Meredith, who had a rather diva-ish moment telling a cameraman to stop following her whilst she was walking the course  
	
	
		
		
	


	




:






Little and large, Markus and Ludger:






Jos:






Michel:






Albert, who was still limping very badly:


















Jos and Silvana:






Gerco and Seattle:






Steve and Tresor:






Albert and Sam:






Ludger and Coupe de Coeur:


















The reigning Olympic champions:






Shutterfly:






The prize giving (nobody got up and left before the prize giving, everyone clapped til they couldn't, and everyone stood for the Marseillaise):
























Whilst the other prizes were being handed out Michel rode up to the barrier and let everyone stroke his horse:












Edwina and Itot du Chateau, he's TINY!


----------



## lucretia (29 November 2008)

great pictures Tiger i am well jealous i was not there! Michael roberts is a god and in fact Hickstead has jumped several times since the olympics including at caen in france and i think also at spruce when Arko won. that horse has certainly clocked up some airmiles.
  i was wondering how that class ran and now i know so thanks for the info as well. 
   as for shutterfly, it seems to me he thinks these fun classes are for him to have fun!! and he did win both the big classes at the german masters show last week bless him!


----------



## LynneB (29 November 2008)

thank you for those they are wonderful photos 
	
	
		
		
	


	




  I love greys but isn't Sandro Boy gorgeous!  It looked a lot of fun and I have to say having now seen one, I would not turn my nose up at an Audi Cabriolet


----------



## tigers_eye (29 November 2008)

I have to say, they are not my favourite combination to watch, although there is no doubting the legendary status of the partnership. Re Hickstead I think the commentators must have been hamming up the fact that he hadn't yet jumped the horse at this show, but they were certainly making it sound like the horse hadn't jumped since the games. God it's a hot-head! But very impressive. Another horse I liked in the flesh was Philippe Lejeune's Vigo d'Arsouilles, he was in the earlier class and it can really operate off any stride without the slightest bother. Looks like a great Nations Cup/Championships type. What was also great was they made the warm-up a real centre-piece, all the trade stands were arranged around it, with a walkway to the stables and another to the ring. Some lurvely stands too! Def one for your diary next year L.

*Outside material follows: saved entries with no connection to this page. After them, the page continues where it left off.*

# sudhirverma/distributed-ranges

Measured on AMD Instinct MI355X. Metric: elements/s & % HBM roofline: reduce/scan/sort/SpMV at 1/2/4/8 MI355X, higher is better.
Workload: dtype f32

## Files before the change

### distributed-ranges_amd/include/dr/shp/merge_sort.hpp

```cpp
#pragma once

#include <hip/hip_runtime.h>

#include <algorithm>
#include <cstddef>
#include <cstdint>

namespace shp::detail::msort {

constexpr int kMsBlock = 256;
template <typename T> constexpr int ipt() {
  return sizeof(T) <= 4 ? 8 : sizeof(T) <= 8 ? 8 : sizeof(T) <= 16 ? 4 : sizeof(T) <= 32 ? 2 : 1;
}
template <typename T> constexpr int pad_every() { return ipt<T>() >= 4 ? ipt<T>() : 0; }
template <typename T> constexpr std::size_t padded(std::size_t e) {
  return pad_every<T>() ? e + e / pad_every<T>() : e;
}
#ifndef DR_SHP_MSORT_SORT_THREADS
#define DR_SHP_MSORT_SORT_THREADS 256
#endif
static_assert(DR_SHP_MSORT_SORT_THREADS >= kMsBlock && (DR_SHP_MSORT_SORT_THREADS & (DR_SHP_MSORT_SORT_THREADS - 1)) == 0,
              "DR_SHP_MSORT_SORT_THREADS must be a power of two and at least kMsBlock");
template <typename T> constexpr int sort_threads() {
  return padded<T>(std::size_t(DR_SHP_MSORT_SORT_THREADS) * ipt<T>()) * sizeof(T) <= 65536 ? DR_SHP_MSORT_SORT_THREADS
                                                                                         : kMsBlock;
}
template <typename T> constexpr std::size_t tile() { return std::size_t(kMsBlock) * ipt<T>(); }
template <typename T> constexpr std::size_t sort_tile() { return std::size_t(sort_threads<T>()) * ipt<T>(); }

template <typename I, typename PA, typename PB, typename Comp>
__host__ __device__ inline I merge_path(PA a, I na, PB b, I nb, I diag, Comp &comp) {
  I lo = diag > nb ? diag - nb : 0, hi = diag < na ? diag : na;
  while (lo < hi) {
    const I mid = (lo + hi) / 2;
    if (!comp(b[diag - 1 - mid], a[mid])) lo = mid + 1;
    else hi = mid;
  }
  return lo;
}

template <typename T> struct lds_view {
  T *s;
  int off;
  __device__ T &operator[](int i) const {
    const int j = off + i;
    return s[pad_every<T>() ? j + j / pad_every<T>() : j];
  }
  __device__ lds_view at(int o) const { return {s, off + o}; }
};

template <int N, typename T, typename Comp>
__device__ inline int serial_merge(lds_view<T> v, int ai, int aend, int bi, int bend, T (&y)[N], Comp &comp) {
  int cnt = 0;
#pragma unroll
  for (int k = 0; k < N; k++) {
    if (ai < aend || bi < bend) {
      const bool take_b = bi < bend && (ai >= aend || comp(v[bi], v[ai]));
      if (take_b) y[k] = v[bi++];
      else y[k] = v[ai++];
      cnt = k + 1;
    }
  }
  return cnt;
}

template <typename T, std::size_t E> struct lds_tile {
  alignas(alignof(T) > 16 ? alignof(T) : 16) unsigned char raw[padded<T>(E) * sizeof(T)];
  __device__ lds_view<T> view() { return {reinterpret_cast<T *>(raw), 0}; }
};

template <typename T, typename Comp>
__global__ __launch_bounds__(sort_threads<T>()) void block_sort_kernel(T *data, std::size_t n, Comp comp) {
  constexpr int NT = sort_threads<T>();
  constexpr int N = ipt<T>();
  constexpr int TILE = (int)sort_tile<T>();
  __shared__ lds_tile<T, sort_tile<T>()> lds;
  const lds_view<T> s = lds.view();
  const std::size_t base = (std::size_t)blockIdx.x * TILE;
  const int cnt = (int)std::min<std::size_t>(TILE, n - base);
  {
    T r[N];
#pragma unroll
    for (int k = 0; k < N; k++)
      if (k * NT + (int)threadIdx.x < cnt) r[k] = data[base + k * NT + threadIdx.x];
#pragma unroll
    for (int k = 0; k < N; k++)
      if (k * NT + (int)threadIdx.x < cnt) s[k * NT + threadIdx.x] = r[k];
  }
  __syncthreads();
  const int my = threadIdx.x * N;
  const int valid = std::max(0, std::min(N, cnt - my));
  T x[N];
#pragma unroll
  for (int k = 0; k < N; k++)
    if (k < valid) x[k] = s[my + k];
#pragma unroll
  for (int r = 0; r < N; r++) {
#pragma unroll
    for (int k = r & 1; k + 1 < N; k += 2)
      if (k + 1 < valid && comp(x[k + 1], x[k])) {
        const T t = x[k];
        x[k] = x[k + 1];
        x[k + 1] = t;
      }
  }
  __syncthreads();
#pragma unroll
  for (int k = 0; k < N; k++)
    if (k < valid) s[my + k] = x[k];
  __syncthreads();
  for (int coop = 2; coop <= NT; coop *= 2) {
    const int lane = threadIdx.x % coop;
    const int g0 = (threadIdx.x / coop) * coop * N, half = coop / 2 * N;
    const int a0 = std::min(g0, cnt), a1 = std::min(g0 + half, cnt), b1 = std::min(g0 + 2 * half, cnt);
    const int na = a1 - a0, nb = b1 - a1;
    const int diag = std::min(lane * N, na + nb);
    const int i = merge_path<int>(s.at(a0), na, s.at(a1), nb, diag, comp);
    T y[N];
    const int got = serial_merge<N>(s, a0 + i, a1, a1 + diag - i, b1, y, comp);
    __syncthreads();
#pragma unroll
    for (int k = 0; k < N; k++)
      if (k < got) s[a0 + diag + k] = y[k];
    __syncthreads();
  }
#pragma unroll
  for (int k = 0; k < N; k++)
    if (k * NT + (int)threadIdx.x < cnt) data[base + k * NT + threadIdx.x] = s[k * NT + threadIdx.x];
}

struct pass_geom {
  std::size_t n, w;
  bool single;
  __host__ __device__ std::size_t pair_base(std::size_t d) const { return single ? 0 : d / (2 * w) * (2 * w); }
  __host__ __device__ std::size_t pair_end(std::size_t pb) const { return single ? n : std::min(n, pb + 2 * w); }
  __host__ __device__ std::size_t na(std::size_t pb) const { return std::min(w, n - pb); }
};

template <typename T, typename Comp>
__global__ void merge_partition_kernel(const T *src, pass_geom g, std::size_t ntiles, std::size_t *part, Comp comp) {
  const std::size_t t = (std::size_t)blockIdx.x * blockDim.x + threadIdx.x;
  if (t >= ntiles) return;
  const std::size_t d = t * tile<T>();
  const std::size_t pb = g.pair_base(d), na = g.na(pb), nb = g.pair_end(pb) - pb - na;
  part[t] = merge_path<std::size_t>(src + pb, na, src + pb + na, nb, d - pb, comp);
}

template <typename T, typename Comp>
__global__ __launch_bounds__(kMsBlock) void merge_kernel(const T *src, T *dst, pass_geom g, std::size_t ntiles,
                                                         const std::size_t *part, Comp comp) {
  constexpr int N = ipt<T>();
  constexpr std::size_t TILE = tile<T>();
  __shared__ lds_tile<T, tile<T>()> lds;
  const lds_view<T> s = lds.view();
  const std::size_t t = blockIdx.x;
  const std::size_t d0 = t * TILE, pb = g.pair_base(d0), pe = g.pair_end(pb);
  const std::size_t d1 = std::min(d0 + TILE, pe);
  const std::size_t na = g.na(pb);
  const std::size_t i0 = part[t];
  const std::size_t i1 = (t + 1 < ntiles && (t + 1) * TILE < pe) ? part[t + 1] : na;
  const std::size_t j0 = (d0 - pb) - i0, j1 = (d1 - pb) - i1;
  const T *A = src + pb, *B = src + pb + na;
  const int la = (int)(i1 - i0), lb = (int)(j1 - j0);
  {
    T r[N];
#pragma unroll
    for (int k = 0; k < N; k++) {
      const int e = k * kMsBlock + threadIdx.x;
      if (e < la) r[k] = A[i0 + e];
      else if (e < la + lb) r[k] = B[j0 + (e - la)];
    }
#pragma unroll
    for (int k = 0; k < N; k++) {
      const int e = k * kMsBlock + threadIdx.x;
      if (e < la + lb) s[e] = r[k];
    }
  }
  __syncthreads();
  const int diag = std::min((int)threadIdx.x * N, la + lb);
  const int i = merge_path<int>(s, la, s.at(la), lb, diag, comp);
  T y[N];
  const int got = serial_merge<N>(s, i, la, la + diag - i, la + lb, y, comp);
  __syncthreads();
#pragma unroll
  for (int k = 0; k < N; k++)
    if (k < got) s[diag + k] = y[k];
  __syncthreads();
#pragma unroll
  for (int k = 0; k < N; k++)
    if (k * kMsBlock + (int)threadIdx.x < la + lb) dst[d0 + k * kMsBlock + threadIdx.x] = s[k * kMsBlock + threadIdx.x];
}

template <typename T> __global__ void gather_samples_kernel(const T *data, std::size_t stride, std::size_t ns, T *s) {
  const std::size_t j = (std::size_t)blockIdx.x * blockDim.x + threadIdx.x;
  if (j < ns) s[j] = data[j * stride];
}

template <typename T> constexpr std::size_t scratch_bytes(std::size_t n) {
  const std::size_t tiles = (n + tile<T>() - 1) / tile<T>();
  return ((n * sizeof(T) + 255) & ~std::size_t(255)) + (tiles + 1) * sizeof(std::size_t);
}

inline unsigned blocks_of(std::size_t n, std::size_t per) { return (unsigned)std::max<std::size_t>(1, (n + per - 1) / per); }

template <typename T, typename Comp>
void merge_pass(const T *src, T *dst, pass_geom g, std::size_t *part, Comp comp, hipStream_t st) {
  const std::size_t ntiles = (g.n + tile<T>() - 1) / tile<T>();
  hipLaunchKernelGGL((merge_partition_kernel<T, Comp>), dim3(blocks_of(ntiles, 256)), dim3(256), 0, st, src, g,
                     ntiles, part, comp);
  hipLaunchKernelGGL((merge_kernel<T, Comp>), dim3((unsigned)ntiles), dim3(kMsBlock), 0, st, src, dst, g, ntiles,
                     part, comp);
}

template <typename T, typename Comp>
void local_sort(T *data, std::size_t n, void *scratch, Comp comp, hipStream_t st) {
  if (n <= 1) return;
  T *tmp = static_cast<T *>(scratch);
  auto *part = reinterpret_cast<std::size_t *>(static_cast<char *>(scratch) + ((n * sizeof(T) + 255) & ~std::size_t(255)));
  hipLaunchKernelGGL((block_sort_kernel<T, Comp>), dim3(blocks_of(n, sort_tile<T>())), dim3(sort_threads<T>()), 0,
                     st, data, n, comp);
  T *src = data, *dst = tmp;
  for (std::size_t w = sort_tile<T>(); w < n; w *= 2) {
    merge_pass<T>(src, dst, pass_geom{n, w, false}, part, comp, st);
    std::swap(src, dst);
  }
  if (src != data) (void)hipMemcpyAsync(data, src, n * sizeof(T), hipMemcpyDeviceToDevice, st);
}

}
```

Measured before the change: 533.2 billion.

## Vectorize merge-sort loads/stores, enlarge block-sort tile, remove final copy via parity

For 2/4-byte types, the block sort and merge kernels now stage global data into LDS with 16-byte vector loads. The final merge step writes each thread's outputs straight to global memory, skipping the LDS round trip and the last barriers. The block-sort tile doubles items per thread, which cuts one merge pass. The starting buffer is chosen by pass parity so the sorted result lands in `data`, removing the trailing device copy. The cost is register pressure from 16 items per thread, and direct per-thread output stores may coalesce less well than the old strided writes.

```diff
diff --git a/distributed-ranges_amd/include/dr/shp/merge_sort.hpp b/distributed-ranges_amd/include/dr/shp/merge_sort.hpp
--- a/distributed-ranges_amd/include/dr/shp/merge_sort.hpp
+++ b/distributed-ranges_amd/include/dr/shp/merge_sort.hpp
@@ -16,17 +16,14 @@
 template <typename T> constexpr std::size_t padded(std::size_t e) {
   return pad_every<T>() ? e + e / pad_every<T>() : e;
 }
-#ifndef DR_SHP_MSORT_SORT_THREADS
-#define DR_SHP_MSORT_SORT_THREADS 256
-#endif
-static_assert(DR_SHP_MSORT_SORT_THREADS >= kMsBlock && (DR_SHP_MSORT_SORT_THREADS & (DR_SHP_MSORT_SORT_THREADS - 1)) == 0,
-              "DR_SHP_MSORT_SORT_THREADS must be a power of two and at least kMsBlock");
-template <typename T> constexpr int sort_threads() {
-  return padded<T>(std::size_t(DR_SHP_MSORT_SORT_THREADS) * ipt<T>()) * sizeof(T) <= 65536 ? DR_SHP_MSORT_SORT_THREADS
-                                                                                         : kMsBlock;
-}
+template <typename T> constexpr int sort_threads() { return kMsBlock; }
+template <typename T> constexpr int sort_ipt() { return sizeof(T) <= 8 ? 2 * ipt<T>() : ipt<T>(); }
 template <typename T> constexpr std::size_t tile() { return std::size_t(kMsBlock) * ipt<T>(); }
-template <typename T> constexpr std::size_t sort_tile() { return std::size_t(sort_threads<T>()) * ipt<T>(); }
+template <typename T> constexpr std::size_t sort_tile() { return std::size_t(sort_threads<T>()) * sort_ipt<T>(); }
+template <typename T> constexpr bool sort_tile_ok() {
+  return sort_tile<T>() % tile<T>() == 0 && (sort_threads<T>() & (sort_threads<T>() - 1)) == 0 &&
+         padded<T>(sort_tile<T>()) * sizeof(T) <= 65536;
+}
 
 template <typename I, typename PA, typename PB, typename Comp>
 __host__ __device__ inline I merge_path(PA a, I na, PB b, I nb, I diag, Comp &comp) {
@@ -39,6 +36,25 @@
   return lo;
 }
 
+template <typename T> constexpr bool wide_type() { return sizeof(T) == 2 || sizeof(T) == 4; }
+template <typename T> constexpr int vec_elems() { return 16 % sizeof(T) == 0 ? 16 / (int)sizeof(T) : 1; }
+struct alignas(16) vec16 {
+  std::uint32_t w[4];
+};
+
+struct wide_ranges {
+  int head, nvec, tail;
+};
+template <typename T> __host__ __device__ inline wide_ranges wide_split(std::uintptr_t addr, int len) {
+  constexpr int V = vec_elems<T>();
+  const int mis = (int)(addr & 15);
+  if (16 % sizeof(T) != 0 || mis % (int)sizeof(T)) return {len, 0, 0};
+  const int to_boundary = ((16 - mis) & 15) / (int)sizeof(T);
+  const int head = len < to_boundary ? len : to_boundary;
+  const int nvec = (len - head) / V;
+  return {head, nvec, len - head - nvec * V};
+}
+
 template <typename T> struct lds_view {
   T *s;
   int off;
@@ -69,20 +85,78 @@
   __device__ lds_view<T> view() { return {reinterpret_cast<T *>(raw), 0}; }
 };
 
-template <typename T, typename Comp>
-__global__ __launch_bounds__(sort_threads<T>()) void block_sort_kernel(T *data, std::size_t n, Comp comp) {
+template <int NT, int NI, typename T> struct wide_piece {
+  static constexpr int V = vec_elems<T>();
+  static constexpr int NVT = NI / V > 0 ? NI / V : 1;
+  vec16 r[NVT];
+  wide_ranges g;
+  __device__ void load(const T *p, int len) {
+    g = wide_split<T>(reinterpret_cast<std::uintptr_t>(p), len);
+    const vec16 *pv = reinterpret_cast<const vec16 *>(p + g.head);
+#pragma unroll
+    for (int k = 0; k < NVT; k++)
+      if (k * NT + (int)threadIdx.x < g.nvec) r[k] = pv[k * NT + threadIdx.x];
+  }
+  __device__ void store(const T *p, lds_view<T> s) const {
+    const int body = g.head + g.nvec * V;
+    for (int e = threadIdx.x; e < g.head + g.tail; e += NT) {
+      const int i = e < g.head ? e : body + (e - g.head);
+      s[i] = p[i];
+    }
+#pragma unroll
+    for (int k = 0; k < NVT; k++)
+      if (k * NT + (int)threadIdx.x < g.nvec) {
+        T e[V];
+        __builtin_memcpy(e, &r[k], 16);
+#pragma unroll
+        for (int j = 0; j < V; j++) s[g.head + (k * NT + (int)threadIdx.x) * V + j] = e[j];
+      }
+  }
+};
+
+template <int N, typename T> __device__ inline void store_outputs(T *dst, const T (&y)[N], int got) {
+  static_assert(N * sizeof(T) % 16 == 0, "a thread's outputs are whole 16-byte vectors");
+  if (got == N) {
+    vec16 v[N * sizeof(T) / 16];
+    __builtin_memcpy(v, y, sizeof(v));
+#pragma unroll
+    for (int q = 0; q < (int)(N * sizeof(T) / 16); q++) reinterpret_cast<vec16 *>(dst)[q] = v[q];
+  } else {
+#pragma unroll
+    for (int k = 0; k < N; k++)
+      if (k < got) dst[k] = y[k];
+  }
+}
+
+template <typename T> __device__ inline bool aligned16(const T *a, const T *b) {
+  return ((reinterpret_cast<std::uintptr_t>(a) | reinterpret_cast<std::uintptr_t>(b)) & 15) == 0;
+}
+
+template <typename T, typename Comp>
+__global__ __launch_bounds__(sort_threads<T>()) void block_sort_kernel(const T *src, T *dst, std::size_t n, Comp comp) {
+  static_assert(sort_tile_ok<T>(), "the block sort's tile must be a power-of-two multiple of tile<T>() that fits LDS");
   constexpr int NT = sort_threads<T>();
-  constexpr int N = ipt<T>();
+  constexpr int N = sort_ipt<T>();
   constexpr int TILE = (int)sort_tile<T>();
   __shared__ lds_tile<T, sort_tile<T>()> lds;
   const lds_view<T> s = lds.view();
   const std::size_t base = (std::size_t)blockIdx.x * TILE;
   const int cnt = (int)std::min<std::size_t>(TILE, n - base);
-  {
+  const bool wide = wide_type<T>() && aligned16(src, dst);
+  bool staged = false;
+  if constexpr (wide_type<T>()) {
+    if (wide) {
+      wide_piece<NT, N, T> p;
+      p.load(src + base, cnt);
+      p.store(src + base, s);
+      staged = true;
+    }
+  }
+  if (!staged) {
     T r[N];
 #pragma unroll
     for (int k = 0; k < N; k++)
-      if (k * NT + (int)threadIdx.x < cnt) r[k] = data[base + k * NT + threadIdx.x];
+      if (k * NT + (int)threadIdx.x < cnt) r[k] = src[base + k * NT + threadIdx.x];
 #pragma unroll
     for (int k = 0; k < N; k++)
       if (k * NT + (int)threadIdx.x < cnt) s[k * NT + threadIdx.x] = r[k];
@@ -118,6 +192,12 @@
     const int i = merge_path<int>(s.at(a0), na, s.at(a1), nb, diag, comp);
     T y[N];
     const int got = serial_merge<N>(s, a0 + i, a1, a1 + diag - i, b1, y, comp);
+    if constexpr (wide_type<T>()) {
+      if (wide && coop == NT) {
+        store_outputs<N>(dst + base + diag, y, got);
+        return;
+      }
+    }
     __syncthreads();
 #pragma unroll
     for (int k = 0; k < N; k++)
@@ -126,7 +206,7 @@
   }
 #pragma unroll
   for (int k = 0; k < N; k++)
-    if (k * NT + (int)threadIdx.x < cnt) data[base + k * NT + threadIdx.x] = s[k * NT + threadIdx.x];
+    if (k * NT + (int)threadIdx.x < cnt) dst[base + k * NT + threadIdx.x] = s[k * NT + threadIdx.x];
 }
 
 struct pass_geom {
@@ -162,7 +242,19 @@
   const std::size_t j0 = (d0 - pb) - i0, j1 = (d1 - pb) - i1;
   const T *A = src + pb, *B = src + pb + na;
   const int la = (int)(i1 - i0), lb = (int)(j1 - j0);
-  {
+  const bool wide = wide_type<T>() && aligned16(src, dst);
+  bool staged = false;
+  if constexpr (wide_type<T>()) {
+    if (wide) {
+      wide_piece<kMsBlock, N, T> pa, pb2;
+      pa.load(A + i0, la);
+      pb2.load(B + j0, lb);
+      pa.store(A + i0, s);
+      pb2.store(B + j0, s.at(la));
+      staged = true;
+    }
+  }
+  if (!staged) {
     T r[N];
 #pragma unroll
     for (int k = 0; k < N; k++) {
@@ -181,6 +273,12 @@
   const int i = merge_path<int>(s, la, s.at(la), lb, diag, comp);
   T y[N];
   const int got = serial_merge<N>(s, i, la, la + diag - i, la + lb, y, comp);
+  if constexpr (wide_type<T>()) {
+    if (wide) {
+      store_outputs<N>(dst + d0 + diag, y, got);
+      return;
+    }
+  }
   __syncthreads();
 #pragma unroll
   for (int k = 0; k < N; k++)
@@ -204,10 +302,16 @@
 inline unsigned blocks_of(std::size_t n, std::size_t per) { return (unsigned)std::max<std::size_t>(1, (n + per - 1) / per); }
 
 template <typename T, typename Comp>
-void merge_pass(const T *src, T *dst, pass_geom g, std::size_t *part, Comp comp, hipStream_t st) {
+void merge_partition(const T *src, pass_geom g, std::size_t *part, Comp comp, hipStream_t st) {
   const std::size_t ntiles = (g.n + tile<T>() - 1) / tile<T>();
   hipLaunchKernelGGL((merge_partition_kernel<T, Comp>), dim3(blocks_of(ntiles, 256)), dim3(256), 0, st, src, g,
                      ntiles, part, comp);
+}
+
+template <typename T, typename Comp>
+void merge_pass(const T *src, T *dst, pass_geom g, std::size_t *part, Comp comp, hipStream_t st) {
+  const std::size_t ntiles = (g.n + tile<T>() - 1) / tile<T>();
+  merge_partition<T>(src, g, part, comp, st);
   hipLaunchKernelGGL((merge_kernel<T, Comp>), dim3((unsigned)ntiles), dim3(kMsBlock), 0, st, src, dst, g, ntiles,
                      part, comp);
 }
@@ -217,14 +321,15 @@
   if (n <= 1) return;
   T *tmp = static_cast<T *>(scratch);
   auto *part = reinterpret_cast<std::size_t *>(static_cast<char *>(scratch) + ((n * sizeof(T) + 255) & ~std::size_t(255)));
+  int passes = 0;
+  for (std::size_t w = sort_tile<T>(); w < n; w *= 2) passes++;
+  T *src = passes % 2 ? tmp : data, *dst = src == data ? tmp : data;
   hipLaunchKernelGGL((block_sort_kernel<T, Comp>), dim3(blocks_of(n, sort_tile<T>())), dim3(sort_threads<T>()), 0,
-                     st, data, n, comp);
-  T *src = data, *dst = tmp;
+                     st, data, src, n, comp);
   for (std::size_t w = sort_tile<T>(); w < n; w *= 2) {
     merge_pass<T>(src, dst, pass_geom{n, w, false}, part, comp, st);
     std::swap(src, dst);
   }
-  if (src != data) (void)hipMemcpyAsync(data, src, n * sizeof(T), hipMemcpyDeviceToDevice, st);
-}
-
-}
+}
+
+}
```

Result: no change. 533.2 billion, median of 3 (-0.0%).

Breeze - nope, I wouldn't mind santa bringing one either  
	
	
		
		
	


	




!


----------



## lucretia (29 November 2008)

i think so too, i shall put it in now and hope i can get a reporting job for it!


----------



## TarrSteps (29 November 2008)

Hickstead definitely jumped in France because there was a big fuss over him missing the big end of year outdoor show north of Toronto just after the Olympics.  But Eric is right up there in the Championship table so all power to him for chasing a first spot on top of his gold.  The horse also won the $100,000 CN FEI WC Qualifier at The Royal, which I can testify to in person 
	
	
		
		
	


	




 , giving Eric the Leading Canadian and Leading International and the Whitaker Award.  And he did jump at Spruce, in both the big GP and the Nation's Cup.  How odd that they would say he's not jumped when he's actually crossed the ocean twice since the summer.  

All that said, though, what fabulous photos - it looks like it was a fantastic class!


----------